Paylaş
Dora Magazin, Arşipel Balıkçısı’nda son zamanlarda gördüğüm en tatlı şehre dönüş partisini düzenledi.
Parti dediğime bakmayın, Arşipel’in o füsunkâr ortamında, arkadan çalan hafif müzikler eşliğinde birbirlerini uzun zamandır görmeyenlerin sohbeti vardı masalarda.
Benim masamda Tayfun Topal, son zamanlarda İstanbul’un neredeyse çoğu yerinde sahneye çıkan Seda Mete, Ömür Gedik ve birkaç arkadaş daha vardı. Yuvarlak masa etrafında toplanıp...
‘Nasıl geçti bir çırpıda canım yaz...’
Geyikleri yaptık.
Ömür Gedik ile Magazin Konseyimizi konuştuk, Seda Mete ile ‘ne olacak bu müzik dünyasının hali’ mavraları yaptık, Tayfun Topal ile İstanbul’un mekânlarını masaya yatırdık.

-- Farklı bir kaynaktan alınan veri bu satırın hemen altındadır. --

template <int BN, bool kSplit>
__global__ void __launch_bounds__(kThreads, 1)
conv_tc_kernel(const __grid_constant__ TcMaps maps, const TcParams p) {
  extern __shared__ uint8_t smem_raw[];
  const uint32_t smem_base = (smem_u32(smem_raw) + 1023u) & ~1023u;
  uint8_t* smem_gen = smem_raw + (smem_base - smem_u32(smem_raw));
  const int warp = threadIdx.x >> 5, lane = threadIdx.x & 31;
  const uint32_t a_bytes = kABytes;
  constexpr uint32_t b_bytes = (uint32_t)BN * 128u;
  constexpr uint32_t kPl = kSplit ? 2u : 1u;
  const uint32_t stage_bytes = kPl * (p.halo ? b_bytes : a_bytes + b_bytes);
  const uint32_t win_bytes = kPl * p.halo_bytes;
  const uint32_t ring_base = smem_base + (p.halo ? (uint32_t)p.a_stages * win_bytes : 0u);
  const uint32_t bar_base = ring_base + p.stages * stage_bytes;
  auto full_bar = [&](int s) { return bar_base + 8u * s; };
  auto empty_bar = [&](int s) { return bar_base + 8u * (p.stages + s); };
  auto fullA_bar = [&](int s) { return bar_base + 8u * (2 * p.stages + s); };
  auto emptyA_bar = [&](int s) { return bar_base + 8u * (2 * p.stages + p.a_stages + s); };
  float* sbias = reinterpret_cast<float*>(smem_gen + p.misc_off);
  float* rowbuf = sbias + 2 * 768;

  if (threadIdx.x == 0) {
    for (int s = 0; s < p.stages; ++s) {
      mbar_init(full_bar(s), 1);
      mbar_init(empty_bar(s), kConsumerWarps);
    }
    for (int s = 0; s < p.a_stages; ++s) {
      mbar_init(fullA_bar(s), 1);
      mbar_init(emptyA_bar(s), kConsumerWarps);
    }
    asm volatile("fence.mbarrier_init.release.cluster;" ::: "memory");
  }
  __syncthreads();

  const int nsp = p.kh * p.kw;
  const int num_kc = p.num_kc, nstages = p.stages;
  const bool halo = p.halo != 0;
  const int res_steps = p.res_mma ? BN / 64 : 0;

  if (warp >= kProducerWarp) {
    asm volatile("setmaxnreg.dec.sync.aligned.u32 40;" ::: "memory");
    if (warp != kProducerWarp) return;
    const bool el = elect_one();
    if (el) {
      prefetch_tmap(&maps.a[0]);
      prefetch_tmap(&maps.b);
      if (p.sp == 2) { prefetch_tmap(&maps.a[1]); prefetch_tmap(&maps.a[2]); prefetch_tmap(&maps.a[3]); }
      if (p.t_mode == 2) prefetch_tmap(&maps.c);
      if (p.res_mma) { prefetch_tmap(&maps.r); prefetch_tmap(&maps.e); }
    }
    int stage = 0, sA = 0;
    uint32_t phase = 0, phA = 0;
    auto acquire = [&](uint32_t bytes) {
      mbar_wait(empty_bar(stage), phase ^ 1u);
      if (el) mbar_expect_tx(full_bar(stage), bytes);
    };
    auto advance = [&]() { if (++stage == nstages) { stage = 0; phase ^= 1u; } };
    auto load_b_planes = [&](uint32_t dst, const CUtensorMap* m, int kcol, int n, int wb_) {
      tma_load_3d(dst, m, full_bar(stage), kcol, n, wb_);
      if constexpr (kSplit) tma_load_3d(dst + b_bytes, m, full_bar(stage), p.b_lo + kcol, n, wb_);
    };
    auto load_window = [&](const CUtensorMap* m, int c0, int lo_off, int cw, int ch, int ct, int cb) {
// ... 46 lines not shown
                  const uint32_t sa = smem_base + stage * stage_bytes;
                  tma_load_5d(sa, mapA, full_bar(stage), kc * 64, cw, ch, tv, tc.b);
                  if constexpr (kSplit) tma_load_5d(sa + a_bytes, mapA, full_bar(stage), p.a_lo + kc * 64, cw, ch, tv, tc.b);
                  load_b_planes(sa + kPl * a_bytes, &maps.b, kcol + kc * 64, tc.n0, wb);
                }
                advance();
              }
            }
          }
        }
      }
      for (int g = 0; g < res_steps; ++g) {
        if (halo) {
          load_window(&maps.r, tc.n0 + g * 64, p.o_lo, tc.w0 - p.pw, tc.h0 - p.ph, tc.t0, tc.b);
          acquire(b_bytes);
          if (el) tma_load_3d(ring_base + stage * stage_bytes, &maps.e, full_bar(stage), g * 64, 0, 0);
        } else {
          acquire(kPl * a_bytes + b_bytes);
          if (el) {
            const uint32_t sa = smem_base + stage * stage_bytes;
            tma_load_5d(sa, &maps.r, full_bar(stage), tc.n0 + g * 64, tc.w0, tc.h0, tc.t0, tc.b);
            if constexpr (kSplit) tma_load_5d(sa + a_bytes, &maps.r, full_bar(stage), p.o_lo + tc.n0 + g * 64, tc.w0, tc.h0, tc.t0, tc.b);
            tma_load_3d(sa + kPl * a_bytes, &maps.e, full_bar(stage), g * 64, 0, 0);
          }
        }
        advance();
      }
    }
    return;
  }

  asm volatile("setmaxnreg.inc.sync.aligned.u32 232;" ::: "memory");
  constexpr int R = BN / 2;
  constexpr bool kSum = kSplit && BN <= 128;
  const int g = warp >> 2, wq = warp & 3;
  const bool leader = lane == 0;
  const uint32_t hi_b = desc_hi(1024u);
  const uint32_t hi_a = halo ? desc_hi((uint32_t)p.hP * 128u) : hi_b;
  const uint32_t a_row_off = halo ? (uint32_t)(8 * g) * (uint32_t)p.hP * 128u : (uint32_t)g * 64u * 128u;
  const uint32_t a_pl = halo ? p.halo_bytes : a_bytes;
  const uint32_t b_addr0 = halo ? ring_base : smem_base + kPl * a_bytes;
  float acc[R];
  float sum[kSum ? R : 1];
  int stage = 0, sA = 0, sR = 0;
  uint32_t phase = 0, phA = 0;
  int pend_stage = -1;
  bool pend_win = false;
  auto release = [&]() {
    if (leader) {
      if (pend_stage >= 0) mbar_arrive(empty_bar(pend_stage));
      if (pend_win) mbar_arrive(emptyA_bar(sR));
    }
    if (pend_win && ++sR == p.a_stages) sR = 0;
    pend_stage = -1;
    pend_win = false;
  };
  auto kstep = [&](bool a_from_stage, uint32_t a_addr, uint32_t scale, bool res, bool last_of_window) {
    mbar_wait(full_bar(stage), phase);
    if (a_from_stage) a_addr = smem_base + stage * stage_bytes + a_row_off;
    const uint32_t b_addr = b_addr0 + stage * stage_bytes;
    const uint32_t al = desc_lo(a_addr), bl = desc_lo(b_addr);
    wgmma_fence();
#pragma unroll
    for (uint32_t j = 0; j < 4u; ++j) {
      const uint64_t ah = desc(al + 2u * j, hi_a), bh = desc(bl + 2u * j, hi_b);
      wgmma_k16<BN, kSplit>(acc, ah, bh, j == 0 ? scale : 1u);
      if constexpr (kSplit) {
        wgmma_k16<BN, kSplit>(acc, desc(al + (a_pl >> 4) + 2u * j, hi_a), bh, 1u);
        if (!res) wgmma_k16<BN, kSplit>(acc, ah, desc(bl + (b_bytes >> 4) + 2u * j, hi_b), 1u);
      }
    }
    wgmma_commit();
    wgmma_wait<1>();
    release();
    pend_stage = stage;
    pend_win = last_of_window;
    if (++stage == nstages) { stage = 0; phase ^= 1u; }
  };

  const int rbase = 64 * g + 16 * wq + (lane >> 2);
  const int cq = 2 * (lane & 3);
  const bool res_direct = (p.res_mode == 1 && !p.res_mma);
  const bool store_a = (p.ln_mode != 1);
  const float inv_n = 1.0f / (float)BN;
  int last_n0 = -1;
  uint32_t cbuf = 1;

  for (long long tile = blockIdx.x; tile < p.num_tiles; tile += gridDim.x) {
    const TileCoord tc = decode_tile(p, tile);
    uint32_t G = 0xFFFFFFFFu;
    if constexpr (kSum) {
      if (p.kparts > 1) {
        uint32_t nk = 0;
        for (int a = 0; a < p.kt; ++a) {
          int tv_;
          bool fc_;
          if (tap_time(p, tc, a, tv_, fc_)) nk += (uint32_t)(nsp * num_kc);
        }
        nk += (uint32_t)res_steps;
        G = (nk + (uint32_t)p.kparts - 1u) / (uint32_t)p.kparts;
      }
#pragma unroll
      for (int i = 0; i < R; ++i) sum[i] = 0.f;
    }
    uint32_t ks = 0, accum = 0;
    auto step = [&](bool a_from_stage, uint32_t a_addr, bool res, bool last_of_window) {
      if constexpr (kSum) {
        if (ks > 0 && ks % G == 0) {
          wgmma_wait<0>();
          acc_fence(acc);
          release();
#pragma unroll
          for (int i = 0; i < R; ++i) sum[i] += acc[i];
          accum = 0;
        }
      }
      kstep(a_from_stage, a_addr, accum, res, last_of_window);
      accum = 1;
      ++ks;
    };
    for (int a = 0; a < p.kt; ++a) {
      int tv;
      bool from_cache;
      if (!tap_time(p, tc, a, tv, from_cache)) continue;
      if (halo) {
        for (int kc = 0; kc < num_kc; ++kc) {
          mbar_wait(fullA_bar(sA), phA);
          const uint32_t win = smem_base + (uint32_t)sA * win_bytes + a_row_off;
          for (int bb = 0; bb < p.kh; ++bb)
            for (int c = 0; c < p.kw; ++c)
              step(false, win + (uint32_t)(bb * p.hP + c) * 128u, false, bb == p.kh - 1 && c == p.kw - 1);
          if (++sA == p.a_stages) { sA = 0; phA ^= 1u; }
        }
      } else {
        for (int s = nsp * num_kc; s > 0; --s) step(true, 0u, false, false);
      }
    }
    for (int gr = 0; gr < res_steps; ++gr) {
      if (halo) {
        mbar_wait(fullA_bar(sA), phA);
        step(false, smem_base + (uint32_t)sA * win_bytes + a_row_off + (uint32_t)(p.ph * p.hP + p.pw) * 128u, true, true);
        if (++sA == p.a_stages) { sA = 0; phA ^= 1u; }
      } else {
        step(true, 0u, true, false);
      }
    }
    wgmma_wait<0>();
    acc_fence(acc);
    release();
    if constexpr (kSum) {
#pragma unroll
      for (int i = 0; i < R; ++i) acc[i] += sum[i];
    }

    if (tc.n0 != last_n0) {
      last_n0 = tc.n0;
      cbuf ^= 1u;
      float* b_ = sbias + cbuf * 768;
      for (int i = threadIdx.x; i < BN; i += kConsumerWarps * 32) {
        b_[i] = (p.bias && tc.n0 + i < p.Co_real) ? p.bias[tc.n0 + i] : 0.f;
        if (p.ln_mode) { const float sc = (p.ln_silu && !kSplit) ? 0.5f : 1.0f; b_[256 + i] = sc * p.ln_gamma[tc.n0 + i]; b_[512 + i] = sc * p.ln_beta[tc.n0 + i]; }
      }
      asm volatile("bar.sync 1, %0;" ::"n"(kConsumerWarps * 32) : "memory");
    }
    const float* bias_s = sbias + cbuf * 768;
    const float* gamma_s = bias_s + 256;
    const float* beta_s = bias_s + 512;

    bool valid[2];
    long long ooff[2];
    const bf16* r0[2];
    const bf16* r1[2];
    const bf16* r2[2];
    auto row_geom = [&](int row, int& t, int& h, int& w) {
      const int dw = halo ? (row & 7) : row % p.BW;
      const int dh = halo ? (row >> 3) : (row / p.BW) % p.BH;
      const int dt = halo ? 0 : row / (p.BW * p.BH);
      t = tc.t0 + dt; h = tc.h0 + dh; w = tc.w0 + dw;
      return (t < p.To) && (h < p.Ho) && (w < p.Wo);
    };
#pragma unroll
    for (int r = 0; r < 2; ++r) {
      int t, h, w;
      valid[r] = row_geom(rbase + 8 * r, t, h, w);
      ooff[r] = (long long)tc.b * p.osB + (long long)t * p.osT + (long long)h * p.osH + (long long)w * p.osW;
      r0[r] = r1[r] = r2[r] = nullptr;
      if (valid[r] && res_direct) {
        r0[r] = p.res + (long long)tc.b * p.rsB + (long long)t * p.rsT + (long long)h * p.rsH + (long long)w * p.rsW + tc.n0;
      } else if (valid[r] && p.res_mode == 3) {
        const long long sp = (long long)tc.b * p.rsB + (long long)h * p.rsH + (long long)w * p.rsW + tc.n0;
        const int ta = 2 * t - 1 + p.res_pool_off, tb = ta + 1, tcn = ta + 2;
        if (ta >= 0) r0[r] = p.res + sp + (long long)ta * p.rsT;
        else if (p.res_t_mode == 1) r0[r] = p.res + sp;
        else if (p.res_t_mode == 2) r0[r] = p.res_cache + (((long long)tc.b * p.Ho + h) * p.Wo + w) * (long long)p.Co * (kSplit ? 2 : 1) + tc.n0;
        if (tb < p.resT) r1[r] = p.res + sp + (long long)tb * p.rsT;
        if (tcn < p.resT) r2[r] = p.res + sp + (long long)tcn * p.rsT;
      }
    }
    auto res_pair = [&](const bf16* rp, int c, float& x0, float& x1) {
      const uint32_t hw = *reinterpret_cast<const uint32_t*>(rp + c);
      if constexpr (kSplit) {
        const uint32_t lw = *reinterpret_cast<const uint32_t*>(rp + p.o_lo + c);
        x0 = f16_lo(hw) + f16_lo(lw);
        x1 = f16_hi(hw) + f16_hi(lw);
      } else {
        x0 = bf16_lo(hw);
        x1 = bf16_hi(hw);
      }
    };
#pragma unroll
    for (int j = 0; j < BN / 8; ++j) {
      const int c = 8 * j + cq;
#pragma unroll
      for (int e = 0; e < 4; ++e) {
        float f = kSplit ? fmaf(acc[4 * j + e], p.acc_scale, bias_s[c + (e & 1)]) : acc[4 * j + e] + bias_s[c + (e & 1)];
        if (p.rb != 1.0f) f *= p.rb;
        acc[4 * j + e] = f;
      }
#pragma unroll
      for (int r = 0; r < 2; ++r) {
        if (!valid[r]) continue;
        if (res_direct) {
          float x0, x1;
          res_pair(r0[r], c, x0, x1);
          acc[4 * j + 2 * r] = fmaf(p.ra, x0, acc[4 * j + 2 * r]);
          acc[4 * j + 2 * r + 1] = fmaf(p.ra, x1, acc[4 * j + 2 * r + 1]);
        } else if (p.res_mode == 3) {
          float s0 = 0.f, s1 = 0.f, x0, x1;
          if (r0[r]) { res_pair(r0[r], c, x0, x1); s0 += x0; s1 += x1; }
          if (r1[r]) { res_pair(r1[r], c, x0, x1); s0 += x0; s1 += x1; }
          if (r2[r]) { res_pair(r2[r], c, x0, x1); s0 += x0; s1 += x1; }
          const float s3 = p.ra * (1.0f / 3.0f);
          acc[4 * j + 2 * r] = fmaf(s3, s0, acc[4 * j + 2 * r]);
          acc[4 * j + 2 * r + 1] = fmaf(s3, s1, acc[4 * j + 2 * r + 1]);
        }
      }
    }

    if (p.out_f32) {
      if (p.out) {
#pragma unroll
        for (int r = 0; r < 2; ++r) {
          if (!valid[r]) continue;
          float* of = reinterpret_cast<float*>(p.out) + ooff[r];
#pragma unroll
          for (int j = 0; j < BN / 8; ++j)
#pragma unroll
            for (int e = 0; e < 2; ++e) {
              const int n = tc.n0 + 8 * j + cq + e;
              if (n < p.Co_real) of[(long long)n * p.osC] = acc[4 * j + 2 * r + e];
            }
        }
      }
      if (p.reg_mode) {
        if constexpr (BN == 32) {
#pragma unroll
          for (int j = 0; j < 4; ++j)
#pragma unroll
            for (int e = 0; e < 4; ++e) rowbuf[(rbase + 8 * (e >> 1)) * 33 + 8 * j + cq + (e & 1)] = acc[4 * j + e];
          asm volatile("bar.sync 2, %0;" ::"n"(kConsumerWarps * 32) : "memory");
          if (threadIdx.x < 128) {
            const int row = threadIdx.x;
            float f[32];
#pragma unroll
            for (int c = 0; c < 32; ++c) f[c] = rowbuf[row * 33 + c];
            int t, h, w;
            const bool ok = row_geom(row, t, h, w);
            const long long plane = p.osC;
            const long long pos = (long long)t * p.osT + (long long)h * p.osH + (long long)w * p.osW;
            if (p.reg_mode == 1) {
              float part = 0.f;
              auto kl_row = [&](auto ZC) {
                constexpr int zc = decltype(ZC)::value;
                const long long zb = (long long)tc.b * zc * plane + pos;
#pragma unroll
                for (int c = 0; c < zc; ++c) {
                  float zv;
                  part += kl_sample_one(f[c], f[zc + c], p.reg_sample ? p.reg_noise[zb + c * plane] : 0.f, p.reg_sample, zv);
                  p.reg_z[zb + c * plane] = zv;
                }
              };
              if (ok) {
                if (p.reg_zc == 4) kl_row(std::integral_constant<int, 4>());
                else if (p.reg_zc == 8) kl_row(std::integral_constant<int, 8>());
                else kl_row(std::integral_constant<int, 16>());
              }
              double dsum = (double)part;
#pragma unroll
              for (int o = 16; o > 0; o >>= 1) dsum += __shfl_xor_sync(0xffffffffu, dsum, o);
              if (lane == 0) atomicAdd(p.reg_kl, dsum);
            } else if (ok) {
              const long long zb = (long long)tc.b * p.reg_zc * plane + pos;
              float idx = 0.f;
#pragma unroll
              for (int c = 0; c < VT_MAX_FSQ; ++c)
                if (c < p.reg_zc) p.reg_z[zb + c * plane] = fsq_code(p.reg_fsq, c, f[c], idx);
              if (p.reg_idx) p.reg_idx[(long long)tc.b * plane + pos] = (int)idx;
            }
          }
          asm volatile("bar.sync 2, %0;" ::"n"(kConsumerWarps * 32) : "memory");
        }
      }
      continue;
    }

    auto put = [&](void* optr, int r, int c, float y0, float y1) {
      bf16* o = reinterpret_cast<bf16*>(optr) + ooff[r] + tc.n0 + c;
      if constexpr (kSplit) {
        const uint32_t hw = pack_f16x2(y0, y1);
        *reinterpret_cast<uint32_t*>(o) = hw;
        *reinterpret_cast<uint32_t*>(o + p.o_lo) = pack_f16x2(y0 - f16_lo(hw), y1 - f16_hi(hw));
      } else {
        *reinterpret_cast<uint32_t*>(o) = pack_bf16x2(y0, y1);
      }
    };
    if constexpr (kSplit) {
      if (store_a) {
#pragma unroll
        for (int r = 0; r < 2; ++r)
          if (valid[r])
#pragma unroll
            for (int j = 0; j < BN / 8; ++j) put(p.out, r, 8 * j + cq, acc[4 * j + 2 * r], acc[4 * j + 2 * r + 1]);
      }
      if (p.ln_mode) {
        void* nout = p.ln_mode == 1 ? p.out : p.out2;
#pragma unroll
        for (int r = 0; r < 2; ++r) {
          float s = 0.f;
#pragma unroll
          for (int j = 0; j < BN / 8; ++j) s += acc[4 * j + 2 * r] + acc[4 * j + 2 * r + 1];
          const float mean = quad_sum(s) * inv_n;
          float q = 0.f;
#pragma unroll
          for (int j = 0; j < BN / 8; ++j) {
            const float d0 = acc[4 * j + 2 * r] - mean, d1 = acc[4 * j + 2 * r + 1] - mean;
            q = fmaf(d0, d0, q);
            q = fmaf(d1, d1, q);
          }
          const float rstd = 1.0f / sqrtf(quad_sum(q) * inv_n + 1e-6f);
          if (!valid[r]) continue;
#pragma unroll
          for (int j = 0; j < BN / 8; ++j) {
            const int c = 8 * j + cq;
            float y0 = (acc[4 * j + 2 * r] - mean) * rstd * gamma_s[c] + beta_s[c];
            float y1 = (acc[4 * j + 2 * r + 1] - mean) * rstd * gamma_s[c + 1] + beta_s[c + 1];
            if (p.ln_silu) { y0 = silu_tc(y0); y1 = silu_tc(y1); }
            put(nout, r, c, y0, y1);
          }
        }
      }
    } else {
#pragma unroll
      for (int r = 0; r < 2; ++r) {
        float s = 0.f, q = 0.f;
#pragma unroll
        for (int j = 0; j < BN / 8; ++j) {
          const float f0 = acc[4 * j + 2 * r], f1 = acc[4 * j + 2 * r + 1];
          s += f0 + f1;
          q = fmaf(f0, f0, q);
          q = fmaf(f1, f1, q);
          const uint32_t kp = pack_bf16x2(f0, f1);
          if (store_a && valid[r]) *reinterpret_cast<uint32_t*>(reinterpret_cast<bf16*>(p.out) + ooff[r] + tc.n0 + 8 * j + cq) = kp;
          acc[4 * j + 2 * r] = bf16_lo(kp);
          acc[4 * j + 2 * r + 1] = bf16_hi(kp);
        }
        if (!p.ln_mode) continue;
        const float mean = quad_sum(s) * inv_n;
        float var = fmaf(-mean, mean, quad_sum(q) * inv_n);
        var = var < 0.f ? 0.f : var;
        const float rstd = rsqrtf(var + 1e-6f);
        const float nmr = -mean * rstd;
        if (!valid[r]) continue;
        void* nout = p.ln_mode == 1 ? p.out : p.out2;
#pragma unroll
        for (int j = 0; j < BN / 8; ++j) {
          const int c = 8 * j + cq;
          float y0 = fmaf(fmaf(acc[4 * j + 2 * r], rstd, nmr), gamma_s[c], beta_s[c]);
          float y1 = fmaf(fmaf(acc[4 * j + 2 * r + 1], rstd, nmr), gamma_s[c + 1], beta_s[c + 1]);
          if (p.ln_silu) {
            y0 = fmaf(y0, tanh_approx(y0), y0);
            y1 = fmaf(y1, tanh_approx(y1), y1);
          }
          put(nout, r, c, y0, y1);
        }
      }
    }
  }
}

Öyle konuşmuşuz ki gecenin sonunda davetin en çok konuşan, en çok gülen masası olarak kendimizi seçtik.
Gecenin mimarları Dora Magazin’in sahipleri Ceren Ağca ve kızı Hira Güngör’dü.
Kadın eli değen işlerin bir başka olduğunu hep söylerim ve hiç yanılmam. Yine yanılmadım. Bundan sonra tüm davetlerinize yazın beni. Muhakkak geleceğim.
Böyle olmaz
Zakkum grubunun şarkılarını dinlemediyseniz bir kulak vermenizi öneririm.
Farklılar.
Çünkü müzisyenler.
Duygularını iliklerinize kadar yaşatıyorlar size.
Şanlıurfa’da bir dernek, Zakkum’un anlamı ‘cehennemde yetişen ağaç’ demektir diye 10 Eylül’de düzenlenecek konserin iptal edilmesini istedi.
Ah be kardeşim şimdi size ben nasıl laf anlatayım?
Bir müzik grubuna takmak nedir, isminden bir anlam çıkarmak nedir, insanların aklına böyle olmadık şeyler sokmak ne manasız bir iştir?
Neyse bakın kardeşim...
Böyle bir yere varma şansınız yok sizin.
Her yaş!
İnsanları yaşlarıyla vurma saygısızlığını yapan gördüğüm anda koşarak uzaklaşırım oradan.
Böyle bir yazı okuduğum anda buruşturup atarım hemen...
‘50 yaşındaki bilmem kim’li manşetlerden buz gibi soğurum aniden...
Hande Ataizi’ne sormuşlar geçtiğimiz gün.
O da ‘her yaş ayrı bir tecrübe’ diye cevap vermiş.
Aynen böyle işte.
Senin her yaşın bir tecrübe aslında. Yaşlanmıyorsun yaş alıyorsun, rütbe takıyorsun omuzlarına.
O yüzdeni yaş ile aşağılama, yaşı kullanarak kahkaha atma, bunu bir silah olarak kullanma alışkanlığımızı bırakalım.
Tembel tatilci
Bir araştırmada okudum. Türkler ‘tembel’ tatilci sınıfına giriyormuş.
Pek genellemek istemiyorum ama ben öyleyim sanırım...
Kıpırdamadan yatan.
Havuz başında havuza girmeden duran.
Sahilde müzik dinleyip tembellik yapan ‘can sıkıcı’ bir tatilciyim ben.
Aynılarını yaptım bu yaz. Pek de bir yere gitmedim. Düşünün en son temmuz ayında 3-4 günlüğüne Alaçatı’ya gitmiştik.
Stay Warehouse gibi bir huzur yuvasında kalıp akşamları yemek yemeye gittik sadece.
Bence tembellik ile sıkıcılığı ayırmamız lazım.
Tembeliz diye keyif vermiyor da değiliz... Tatil arkadaşlarım hep keyif almıştır benden.
Bu sene de öyle oldu.
Tembel tatilci, havuz başında suya girmeyeceğim diye direnirken havuza atılırsa gizli gizli keyif alır.
Uyuyacağım dediğinde yanındaki tarafından uyutulmazsa bıyık altından çok pis bir keyif gülüşü yapar.
Kulaklığı takıp müzik dinleyeceği zaman yanındakinin ‘çok ayıp’ bakışını görünce naz yapsa da hemen atar kulaklığı çantaya.